En esta entrega vamos a ver cómo los tres principales sectores de la industria musical se vieron afectados por el Internet y cómo se han transformado en su tamaño, fuerza, y las relaciones entre los sectores de la industria.

En 1999, la industria mundial de la música grabada había experimentado un periodo de crecimiento que duró casi un cuarto de siglo. En el año 1974 se vendieron aproximadamente mil millones de discos en todo el mundo y, a finales de siglo, el número de discos vendidos era más del triple de la cifra. A finales de los años noventa, pocos directivos de las discográficas esperaban entonces que un equipo de hackers adolescentes de Internet liderado por Shawn Fanning (en aquel entonces estudiante de la Northeastern University de Boston), desencadenara un fuerte proceso que acabaría replanteando los cimientos de la industria.
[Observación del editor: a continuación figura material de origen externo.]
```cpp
template <bool FLIP, bool OPS>
__global__ __launch_bounds__(NT) void conv_l1_ring_kernel(PatchArgs p) {
  using T = bf16_t;
  extern __shared__ __attribute__((aligned(16))) unsigned char smem[];
  const T* __restrict__ src = static_cast<const T*>(p.src);
  const T* __restrict__ wgt = static_cast<const T*>(p.wgt);
  const int tid = threadIdx.x, lane = tid & 63;
  const int wave = __builtin_amdgcn_readfirstlane(tid >> 6);
  const int wm = wave & 3, wn = wave >> 2;
  const int frow = lane & 15, fk = lane >> 4;
  const int rbase = tid >> 3, chunk = (tid & 7) ^ (rbase & 7);
  const unsigned smem_base = lds_addr_of(smem);
  const T* zero_src = reinterpret_cast<const T*>(qt_zero_page);

  const int ntiles = p.gridM, G = gridDim.x, b = blockIdx.x;
  const int t0 = (int)((long long)b * ntiles / G), t1 = (int)((long long)(b + 1) * ntiles / G);
  const int nt = t1 - t0;
  if (nt <= 0) return;
  const long long qstart = (long long)t0 * BM - (L1_PW + 1);

  auto dma_ring = [&](int ub) {
    const long long q = qstart + ub + rbase;
    const T* g = zero_src;
    if (q >= 0 && q < p.Q) {
      const unsigned uq = (unsigned)q;
      const unsigned img = fdiv(uq, p.div_pp);
      const unsigned rem = uq - img * (unsigned)p.PP;
      const unsigned hp = fdiv(rem, p.div_pw);
      const unsigned wp = rem - hp * (unsigned)L1_PW;
      if (hp >= 1 && hp <= 56u && wp >= 1 && wp <= 56u)
        g = src + (((long long)img * 56 + (hp - 1)) * 56 + (wp - 1)) * 64 + chunk * 8;
    }
    const int rrow = __builtin_amdgcn_readfirstlane(ub % L1_RING);
    glds16(g, smem_base + L1_WBYTES + (rrow + wave * 8) * kRowBytes);
    if (rrow == 0 && wave < L1_MIRROR / 8)
// ... 6 lines not shown
    const int x = rbase & 15, ii = (rbase >> 4) & 1;
    const int chan = (rbase & 32) + 8 * (x >> 2) + 4 * ii + (x & 3);
    glds16(wgt + ((long long)chan * 9 + t) * 64 + chunk * 8, smem_base + (t * 64 + wave * 8) * kRowBytes);
  }
#pragma unroll
  for (int i = 0; i < 6; ++i) dma_ring(i * 64);

  float sc[2][4], sh[2][4], mu0[2][4], is0[2][4], mu1[2][4], is1[2][4];
  const bool bwd_stats = p.bn_y[0] != nullptr;
#pragma unroll
  for (int i = 0; i < 2; ++i)
#pragma unroll
    for (int r = 0; r < 4; ++r) {
      const int n = wn * 32 + fk * 8 + i * 4 + r;
      sc[i][r] = p.scale ? p.scale[n] : 1.f;
      sh[i][r] = p.shift ? p.shift[n] : 0.f;
      mu0[i][r] = bwd_stats ? p.bn_mean[0][n] : 0.f;
      is0[i][r] = bwd_stats ? p.bn_invstd[0][n] : 0.f;
      mu1[i][r] = p.bn_y[1] ? p.bn_mean[1][n] : 0.f;
      is1[i][r] = p.bn_y[1] ? p.bn_invstd[1][n] : 0.f;
    }
  float s1[2][4], s2[2][4], s3[2][4];
#pragma unroll
  for (int i = 0; i < 2; ++i)
#pragma unroll
    for (int r = 0; r < 4; ++r) s1[i][r] = s2[i][r] = s3[i][r] = 0.f;
  T* __restrict__ dst = static_cast<T*>(p.dst);
  const T* __restrict__ res = static_cast<const T*>(p.residual);
  const T* __restrict__ msk = static_cast<const T*>(p.relu_mask);
  const unsigned char* __restrict__ mbits = p.relu_mask_bits;
  const unsigned char* ring = smem + L1_WBYTES;
  const int w_lane = (wn * 32 + frow) * kRowBytes + ((fk ^ (frow & 7)) << 4);

  int base = 0;
  for (int k = 0; k < nt; ++k) {
    if (k == 0)
      asm volatile("s_waitcnt vmcnt(0) lgkmcnt(0)\n\ts_barrier" ::: "memory");
    else
      asm volatile("s_waitcnt vmcnt(4) lgkmcnt(0)\n\ts_barrier" ::: "memory");
    if (k + 1 < nt) {
#pragma unroll
      for (int i = 0; i < 4; ++i) dma_ring(256 * k + 384 + i * 64);
    }
    auto out_row = [&](int j) -> int {
      const long long q = (long long)(t0 + k) * BM + wm * 64 + j * 16 + frow;
      if (q >= p.Q) return -1;
      const unsigned uq = (unsigned)q;
      const unsigned img = fdiv(uq, p.div_pp);
      const unsigned rem = uq - img * (unsigned)p.PP;
      const unsigned hp = fdiv(rem, p.div_pw);
      const unsigned wp = rem - hp * (unsigned)L1_PW;
      return (hp >= 1 && hp <= 56u && wp >= 1 && wp <= 56u) ? (int)((img * 56 + (hp - 1)) * 56 + (wp - 1)) : -1;
    };
    int prow[4] = {-1, -1, -1, -1};
    uint4 pre_res[4], pre_msk[4], pre_y0[4], pre_y1[4];
    if constexpr (OPS) {
#pragma unroll
      for (int j = 0; j < 4; ++j) {
        prow[j] = out_row(j);
        pre_res[j] = pre_msk[j] = pre_y0[j] = pre_y1[j] = make_uint4(0u, 0u, 0u, 0u);
        if (prow[j] >= 0) {
          const long long off = (long long)prow[j] * 64 + wn * 32 + fk * 8;
          if (res) pre_res[j] = *reinterpret_cast<const uint4*>(res + off);
          if (msk) pre_msk[j] = *reinterpret_cast<const uint4*>(msk + off);
          if (mbits) pre_msk[j].x = mbits[off >> 3];
          if (bwd_stats) pre_y0[j] = *reinterpret_cast<const uint4*>(static_cast<const T*>(p.bn_y[0]) + off);
          if (p.bn_y[1]) pre_y1[j] = *reinterpret_cast<const uint4*>(static_cast<const T*>(p.bn_y[1]) + off);
        }
      }
    }
    f32x4 acc[2][4];
#pragma unroll
    for (int i = 0; i < 2; ++i)
#pragma unroll
      for (int j = 0; j < 4; ++j) acc[i][j] = (f32x4){0.f, 0.f, 0.f, 0.f};
    const int lane_row = base + wm * 64 + frow;
    uint4 fwp[2][2], fap[2][4];
    auto read_group = [&](int g, uint4 (&fw)[2], uint4 (&fa)[4]) {
      constexpr int kPW = L1_PW;
      const int t = g >> 1, kk = g & 1;
      const int kh = t / 3, kw = t % 3;
      const int shift = FLIP ? (2 - kh) * kPW + (2 - kw) : kh * kPW + kw;
      int rr0 = lane_row + shift;
      rr0 = rr0 >= L1_RING ? rr0 - L1_RING : rr0;
      const int a0 = rr0 * kRowBytes + ((fk ^ ((frow + shift) & 7)) << 4);
#pragma unroll
      for (int i = 0; i < 2; ++i)
        fw[i] = *reinterpret_cast<const uint4*>(smem + (w_lane ^ (kk << 6)) + (t * 64 + i * 16) * kRowBytes);
#pragma unroll
      for (int j = 0; j < 4; ++j)
        fa[j] = *reinterpret_cast<const uint4*>(ring + (a0 ^ (kk << 6)) + j * (16 * kRowBytes));
    };
    read_group(0, fwp[0], fap[0]);
#pragma unroll
    for (int g = 0; g < 18; ++g) {
      if (g + 1 < 18) read_group(g + 1, fwp[(g + 1) & 1], fap[(g + 1) & 1]);
      __builtin_amdgcn_sched_barrier(0);
      __builtin_amdgcn_s_setprio(1);
#pragma unroll
      for (int i = 0; i < 2; ++i)
#pragma unroll
        for (int j = 0; j < 4; ++j) QtMma<T>::run(acc[i][j], fwp[g & 1][i], fap[g & 1][j]);
      __builtin_amdgcn_s_setprio(0);
      __builtin_amdgcn_sched_barrier(0);
    }
    base += BM;
    if (base >= L1_RING) base -= L1_RING;

    auto bf4 = [](unsigned lo, unsigned hi, float (&f)[4]) {
      f[0] = __uint_as_float(lo << 16); f[1] = __uint_as_float(lo & 0xffff0000u);
      f[2] = __uint_as_float(hi << 16); f[3] = __uint_as_float(hi & 0xffff0000u);
    };
#pragma unroll
    for (int j = 0; j < 4; ++j) {
      if constexpr (!OPS) prow[j] = out_row(j);
      const bool live = prow[j] >= 0;
      const float lm = live ? 1.f : 0.f;
      const long long off = (long long)(live ? prow[j] : 0) * 64 + wn * 32 + fk * 8;
      bf16x8 o;
#pragma unroll
      for (int i = 0; i < 2; ++i) {
        float v[4] = {acc[i][j][0], acc[i][j][1], acc[i][j][2], acc[i][j][3]};
        if (p.stats_partial != nullptr && !bwd_stats) {
#pragma unroll
          for (int r = 0; r < 4; ++r) {
// ... 69 lines not shown
        for (int r = 0; r < 4; ++r) {
          float* d = red + ((((wave * 2 + i) * 4 + fk) * 4 + r) * 3);
          d[0] = s1[i][r];
          d[1] = s2[i][r];
          d[2] = s3[i][r];
        }
    }
    __syncthreads();
    if (tid < 64) {
      const int n = tid, wn_ = n >> 5, fk_ = (n >> 3) & 3, i = (n >> 2) & 1, r = n & 3;
      float a = 0.f, bb = 0.f, c = 0.f;
      for (int w4 = 0; w4 < 4; ++w4) {
        const float* d = red + (((((wn_ * 4 + w4) * 2 + i) * 4 + fk_) * 4 + r) * 3);
        a += d[0];
        bb += d[1];
        c += d[2];
      }
      float* o0 = bwd_stats ? p.bn_partial[0] : p.stats_partial;
      o0[((long long)b * 2 + 0) * 64 + n] = a;
      o0[((long long)b * 2 + 1) * 64 + n] = bb;
      if (bwd_stats && p.bn_y[1]) {
        p.bn_partial[1][((long long)b * 2 + 0) * 64 + n] = a;
        p.bn_partial[1][((long long)b * 2 + 1) * 64 + n] = c;
      }
    }
  }
}

inline int l1_ring_grid(long long Q) {
  const int ntiles = qt_cdiv(Q, BM);
  return ntiles < 256 ? ntiles : 256;
}

template <bool FLIP, bool OPS>
int launch_l1_ring(PatchArgs a, hipStream_t stream) {
  auto kern = conv_l1_ring_kernel<FLIP, OPS>;
  static std::atomic<unsigned long long> lds_limit_set{0};
  if (int rc = qt_raise_lds_limit(reinterpret_cast<const void*>(kern), L1_LDS, lds_limit_set)) return rc;
  a.gridM = qt_cdiv(a.Q, BM);
  a.gridN = 1;
  hipLaunchKernelGGL(kern, dim3(l1_ring_grid(a.Q)), dim3(NT), L1_LDS, stream, a);
  QT_CHECK_LAUNCH();
  return QT_OK;
}

}



static int g_patch_enabled = -1;
extern "C" void qt_set_patch_conv(int mode) { g_patch_enabled = mode < 0 ? 2 : (mode > 2 ? 2 : mode); }

static bool l1_ring_shape(const qt_conv_desc* d);

bool qt_patch_eligible(const qt_conv_desc* d) {
  if (g_patch_enabled < 0) {
    const char* v = getenv("QTCNN_PATCH_CONV");
    g_patch_enabled = v ? atoi(v) : 2;
  }
  if (!g_patch_enabled) return false;
  return l1_ring_shape(d) && d->kh == 3 && d->kw == 3 && d->stride == 1 && d->pad == 1 && !d->quad && !d->dst_sub &&
         d->in_h == d->out_h && d->in_w == d->out_w && d->in_h == d->in_w && d->src_pix_stride == d->k_per_tap &&
         d->src_row_stride == d->in_w * d->k_per_tap &&
         d->src_img_stride == (long long)d->in_h * d->in_w * d->k_per_tap &&
         (long long)d->batch * (d->in_h + 2) * (d->in_w + 2) < (1ll << 31);
}

static bool l1_ring_shape(const qt_conv_desc* d) {
  return d->dtype == QT_BF16 && d->in_w == 56 && d->k_per_tap == 64 && d->n_out == 64;
}

int qt_patch_stats_rows(const qt_conv_desc* d) {
  const long long Q = (long long)d->batch * (d->in_h + 2) * (d->in_w + 2);
  return l1_ring_grid(Q);
}

int qt_patch_launch(const qt_conv_desc* d, const qt_conv_io* io, void* stream) {
  PatchArgs a;
  a.src = io->src; a.wgt = io->weight; a.dst = io->dst;
  a.scale = io->scale; a.shift = io->shift; a.residual = io->residual; a.relu_mask = io->relu_mask;
  a.relu_mask_bits = io->relu_mask_bits;
  a.stats_partial = io->stats_partial;
  for (int k = 0; k < 2; ++k) {
    a.bn_y[k] = io->bwd_bn[k].y; a.bn_mean[k] = io->bwd_bn[k].mean; a.bn_invstd[k] = io->bwd_bn[k].invstd;
    a.bn_partial[k] = io->bwd_bn[k].partial;
  }
  a.B = d->batch; a.H = d->in_h; a.W = d->in_w; a.C = d->k_per_tap; a.N = d->n_out;
  a.PW = a.W + 2; a.PP = (a.H + 2) * a.PW;
  a.Q = (long long)a.B * a.PP;
  a.flip = d->mode == QT_CONV_DGRAD;
  a.relu = d->relu;
  a.div_pp = make_fastdiv((unsigned)a.PP);
  a.div_pw = make_fastdiv((unsigned)a.PW);
  a.gridM = a.gridN = 0;
  hipStream_t s = static_cast<hipStream_t>(stream);
  const bool ops = a.residual || a.relu_mask || a.relu_mask_bits || a.bn_y[0];
  if (a.flip) return ops ? launch_l1_ring<true, true>(a, s) : launch_l1_ring<true, false>(a, s);
  return ops ? launch_l1_ring<false, true>(a, s) : launch_l1_ring<false, false>(a, s);
}
```

multimodal-hierarchical-cnn-for-sun-salutation-pose-classification_amd/csrc/conv_wgrad_s2.hip:

```cpp
#include <stdlib.h>

#include "qt_common.h"

int qt_wgrad_partial_sum_launch(const float* part, float* dw, size_t filt, int nsplit, int KC, int layout, hipStream_t stream);

namespace {

constexpr int T = 64;
constexpr int CH = 32;

struct WS2Args {
  const bf16_t* dy;
  const bf16_t* x;
  float* part;
  unsigned x_is2, dy_is2;
  int x_rs, x_ps;
  int N, KC, OH, OW, PW, PP, B;
  int total, pps, nsplit, tiles, tilesC;
  int HL;
  unsigned xrb, bufb, tab;
  unsigned x_bytes, dy_bytes;
  FastDiv div_pp, div_pw;
  int tap_plane[9], tap_shift[9];
};

__device__ __forceinline__ QT_LDS_AS s16x4* lds_tr_ptr(unsigned lds_byte) { return (QT_LDS_AS s16x4*)(size_t)lds_byte; }
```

Shawn Fanning creó y puso en marcha un servicio de intercambio de archivos llamado Napster que permitía a los usuarios descargar y compartir música sin compensar a los titulares de derechos reconocidos. Napster fue demandado con bastante rapidez por los ejecutivos de la industria musical y finalmente se vio obligado a cerrar el servicio. Sin embargo, una serie de otros servicios cada vez más sofisticados siguieron inmediatamente su ejemplo. Aunque la industria musical tradicional utilizó métodos muy agresivos, tanto legales como técnicos, para frenar la explosión de servicios de piratería en línea como Napster, Kazaa, Limewire, Grokster, DC++ y The Pirate Bay, todo fue en vano. Tan pronto como un servicio de intercambio de archivos fue llevado ante la justicia y se le exigió el cese de sus operaciones, surgieron nuevos servicios que ocuparon su lugar. A finales de 2013, las ventas de música grabada distribuida físicamente (por ejemplo, casetes, CD, vinilos), medidas en unidades vendidas, volvieron a los mismos niveles relativamente bajos de principios de los años 70.

En los 15 años transcurridos desde el lanzamiento de Napster, la industria musical se transformó por completo y abandonó en gran medida el modelo que dominó la industria durante la mayor parte del siglo pasado.

Esta rápida transformación de la industria musical es un ejemplo clásico de cómo una innovación es capaz de trastornar toda una industria y dejar obsoletas las competencias industriales existentes. El poder y la influencia de la industria musical anterior a Internet se basaban en gran medida en la capacidad de controlar la distribución física. Internet hace que la distribución física de la música sea cada vez más irrelevante y las principales empresas musicales se han visto obligadas a redefinirse para sobrevivir.
Para entender la dinámica de la industria musical, es necesario que reconozcamos, en primer lugar, que la industria musical no es una, sino varias industrias diferentes que están estrechamente relacionadas pero que, al mismo tiempo, se basan en lógicas y estructuras diferentes. La industria musical en general se dedica a la creación y explotación de propiedades intelectuales basadas en la música. Los compositores crean canciones, letras y arreglos que se interpretan en directo en el escenario, se graban y se distribuyen a los consumidores, o se licencian para algún otro tipo de uso, por ejemplo, partituras o como música de fondo para otros medios (publicidad, televisión, etc.). Esta estructura básica ha dado lugar a tres industrias musicales fundamentales: la industria de la música grabada, centrada en la grabación (permítanme esta redundancia tanto como las próximas dos) y distribución de música a los consumidores; la industria de las licencias musicales, que principalmente concede licencias (falta una) de composiciones y arreglos a las empresas; y la de la música en vivo, centrada en la producción y promoción de espectáculos en vivo (listo, ya son tres), como conciertos, giras, etc. Hay otras empresas que a veces se reconocen como miembros de la familia industrial de la música, como los fabricantes de instrumentos musicales, software, equipos de escenario, mercancías musicales, etc. Sin embargo, aunque se trata de sectores industriales importantes, tradicionalmente no se consideran parte integrante del núcleo de la industria.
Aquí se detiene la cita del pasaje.